她發上那股若有似無的味道,似乎到現在還殘留在他嗅覺記憶里,令他一想起來就心癢,他有些煩躁地松了松襯衣領口,再揉了揉太陽穴,一不留神,腳下就踏空了。
哎喲臥槽!
晚上蘇有有過生日,楊穎特地趕過來陪她,兩人買了一蛋糕,在一個川菜館慶祝。蘇有有吹滅蠟燭,堅定地許下愿望:“祖啊,希望沈昱趕緊出意外吧!”
楊穎切下一小塊蛋糕,拿手指抹了點奶油送進嘴里,嘟囔:“我還以為你要許和顧家喬復合呢。”

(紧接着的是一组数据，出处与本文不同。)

@@ -158,13 +172,20 @@
         }
     };
 #pragma unroll
-    for (int g = 0; g < PD && g < NG; ++g) ldg(bq[g], g);
-#pragma unroll
-    for (int g = 0; g < NG; ++g) {
-        if (g + PD < NG) ldg(bq[(g + PD) % (PD + 1)], g + PD);
+    for (int g = G0; g < G0 + PD && g < G1; ++g) ldg(bq[g % (PD + 1)], g);
+#pragma unroll
+    for (int g = G0; g < G1; ++g) {
+        if (g + PD < G1) ldg(bq[(g + PD) % (PD + 1)], g + PD);
         __builtin_amdgcn_sched_barrier(0);
         mac(bq[g % (PD + 1)], g);
         __builtin_amdgcn_sched_barrier(0);
+    }
+    if constexpr (SNAP) {
+#pragma unroll
+        for (int i = 0; i < FM; ++i)
+#pragma unroll
+            for (int t = 0; t < 3; ++t) snap[(i * 3 + t) * 64] = acc[i][t];
+        return;
     }
     __syncthreads();
     IDF_SMPL_STAMP(2);
@@ -235,28 +256,101 @@
     return idf_align((size_t)N * m->KB * sizeof(float)) + idf_align(((size_t)N + SF) * m->J * 12 * sizeof(float));
 }
 
-extern "C" int interdiff_smpl_forward(const idf_smpl_model *m, const float *pose, const float *betas, const float *trans,
-                                      int64_t N, float *verts, float *jtr, float *v_posed, void *ws, size_t ws_bytes,
-                                      void *stream) {
-    if (!m || !pose || !betas || !trans || !verts || !jtr || !ws || N < 0) return IDF_E_INVAL;
-    if (m->J < 1 || m->J > MAXJ || m->KB % 16 != 0 || m->KB < 9 * (m->J - 1) + m->n_betas + 1 || m->S < 1) return IDF_E_INVAL;
+extern "C" size_t interdiff_smpl_base_bytes(const idf_smpl_model *m, int64_t N) {
+    if (!m || N < 0) return 0;
+    return (size_t)idf_cdiv(N, FT) * (size_t)idf_cdiv(m->V, VT) * FT * NTC * sizeof(float);
+}
+
+namespace {
+
+constexpr int NG_H = 30, K0_H = 18;
+
+int smpl_check(const idf_smpl_model *m) {
+    if (m->J < 1 || m->J > MAXJ || m->n_const_joints < 0 || m->n_const_joints > m->J - 1 || m->S < 1) return IDF_E_INVAL;
+    if (m->KB % 16 != 0 || m->KB < 9 * (m->J - 1) + m->n_betas + 1) return IDF_E_INVAL;
+    return IDF_OK;
+}
+
+int smpl_split_model(const idf_smpl_model *m, idf_smpl_model *ms) {
+    if (m->n_const_joints < 1 || m->KB != idf_smpl_kconst(*m) + idf_cdiv(9 * (m->J - 1 - m->n_const_joints) + 1, 16) * 16) return IDF_E_INVAL;
+    *ms = *m;
+    ms->blend = m->blend + (size_t)idf_cdiv(m->V, VT) * NTC * m->KB;
+    return IDF_OK;
+}
+
+template <bool SNAP>
+int launch_blend_skin(const idf_smpl_model *m, bool split, const float *feat, const float *A, const float *trans, int64_t N, float *verts,
+                      float *v_posed, float *base, hipStream_t s) {
+    const size_t lds = SNAP ? (size_t)FT * m->KB * sizeof(float)
+                            : std::max((size_t)FT * m->KB, (size_t)((FT * STS + 255) & ~255) + ((SF * m->J * 12 + 255) & ~255) + (size_t)SF * NTC + FT * 3) * sizeof(float);
+    if (lds > 150 * 1024 || m->KB % 32 != 0 || (m->V * 3) % 2 != 0 || m->S > 4) return IDF_E_INVAL;
+    if (m->KB != 16 * NG_H) return IDF_E_INVAL;
+    if (split && idf_smpl_kconst(*m) != 16 * K0_H) return IDF_E_INVAL;
+    const unsigned nwg_launch = (unsigned)(idf_cdiv(idf_cdiv(N, FT), TBF) * idf_cdiv(idf_cdiv(m->V, VT), TBV) * TBF * TBV);
+    auto go = [&](auto kern, std::atomic<uint64_t> &lds_ok) {
+        if (lds > 64 * 1024 && idf_opt_in_lds(reinterpret_cast<const void *>(kern), 150 * 1024, lds_ok) != IDF_OK) return IDF_E_LAUNCH;
+        idf_prof_mark(IDF_K_SMPL_BLEND_SKIN, s);
+        hipLaunchKernelGGL(kern, dim3(nwg_launch), dim3(BT), lds, s, *m, feat, A, trans, N, verts, v_posed, base);
+        return IDF_OK;
+    };
+    static std::atomic<uint64_t> ok_full{0}, ok_based{0}, ok_snap{0};
+    if (SNAP) return go(smpl_blend_skin_kernel<NG_H, K0_H, SMPL_SNAP>, ok_snap);
+    return base ? go(smpl_blend_skin_kernel<NG_H, K0_H, SMPL_BASED>, ok_based) : go(smpl_blend_skin_kernel<NG_H, K0_H, SMPL_FULL>, ok_full);
+}
+
+}
+
+extern "C" int interdiff_smpl_blend_base(const idf_smpl_model *m, const float *pose, const float *betas, int64_t N, float *base,
+                                         void *ws, size_t ws_bytes, void *stream) {
+    if (!m || !pose || !betas || !base || !ws || N < 0) return IDF_E_INVAL;
+    if (int rc = smpl_check(m)) return rc;
+    idf_smpl_model ms;
+    if (int rc = smpl_split_model(m, &ms)) return rc;
     if (ws_bytes < interdiff_smpl_workspace_bytes(m, N)) return IDF_E_NOMEM;
     if (N == 0) return IDF_OK;
     hipStream_t s = idf_stream(stream);
     float *feat = reinterpret_cast<float *>(ws);
     float *A = reinterpret_cast<float *>(reinterpret_cast<char *>(ws) + idf_align((size_t)N * m->KB * sizeof(float)));
     idf_prof_mark(IDF_K_SMPL_POSE, s);
-    hipLaunchKernelGGL(smpl_pose_kernel, dim3((unsigned)N), dim3(64), 0, s, *m, pose, betas, trans, feat, A, jtr);
-    const size_t lds = std::max((size_t)FT * m->KB, (size_t)((FT * STS + 255) & ~255) + ((SF * m->J * 12 + 255) & ~255) + (size_t)SF * NTC + FT * 3) * sizeof(float);
-    if (lds > 150 * 1024 || m->KB % 32 != 0 || (m->V * 3) % 2 != 0 || m->S > 4) return IDF_E_INVAL;
-    if (m->KB != 480) return IDF_E_INVAL;
-    static std::atomic<uint64_t> lds_ok{0};
-    if (lds > 64 * 1024 && idf_opt_in_lds(reinterpret_cast<const void *>(smpl_blend_skin_kernel<30>), 150 * 1024, lds_ok) != IDF_OK) return IDF_E_LAUNCH;
-    idf_prof_mark(IDF_K_SMPL_BLEND_SKIN, s);
-    const unsigned nwg_launch = (unsigned)(idf_cdiv(idf_cdiv(N, FT), TBF) * idf_cdiv(idf_cdiv(m->V, VT), TBV) * TBF * TBV);
-    hipLaunchKernelGGL(smpl_blend_skin_kernel<30>, dim3(nwg_launch), dim3(BT), lds, s, *m,
-                       feat, A, trans, N, verts, v_posed);
+    hipLaunchKernelGGL(smpl_pose_kernel, dim3((unsigned)N), dim3(64), 0, s, ms, pose, betas, nullptr, feat, A, nullptr, 1);
+    if (int rc = launch_blend_skin<true>(&ms, true, feat, nullptr, nullptr, N, nullptr, nullptr, base, s)) return rc;
     idf_prof_mark(-1, s);
     IDF_CHECK_LAUNCH();
     return IDF_OK;
 }
+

蘇有有理智地分析:“和家喬復合的事可以靠我自己,但現在最重要的,就是希望那個沈日立可以出點什么意外,然后就可以不用折騰我了。”
說完她摸了摸中指結痂的傷口,恨意更深。
楊穎切了聲:“難道你沒聽過好人不長命,禍害遺千年嗎?如果他真像你說的那么賤,那估計就一生平安了。”
蘇有有嘆口氣:“唉,都怪我平時不燒香拜佛,現在佛祖肯定不會理我了。”
“哎我說,他老這么欺負你,是不是對你有意思啊?有的男人就是越喜歡的人,他欺負得越狠。”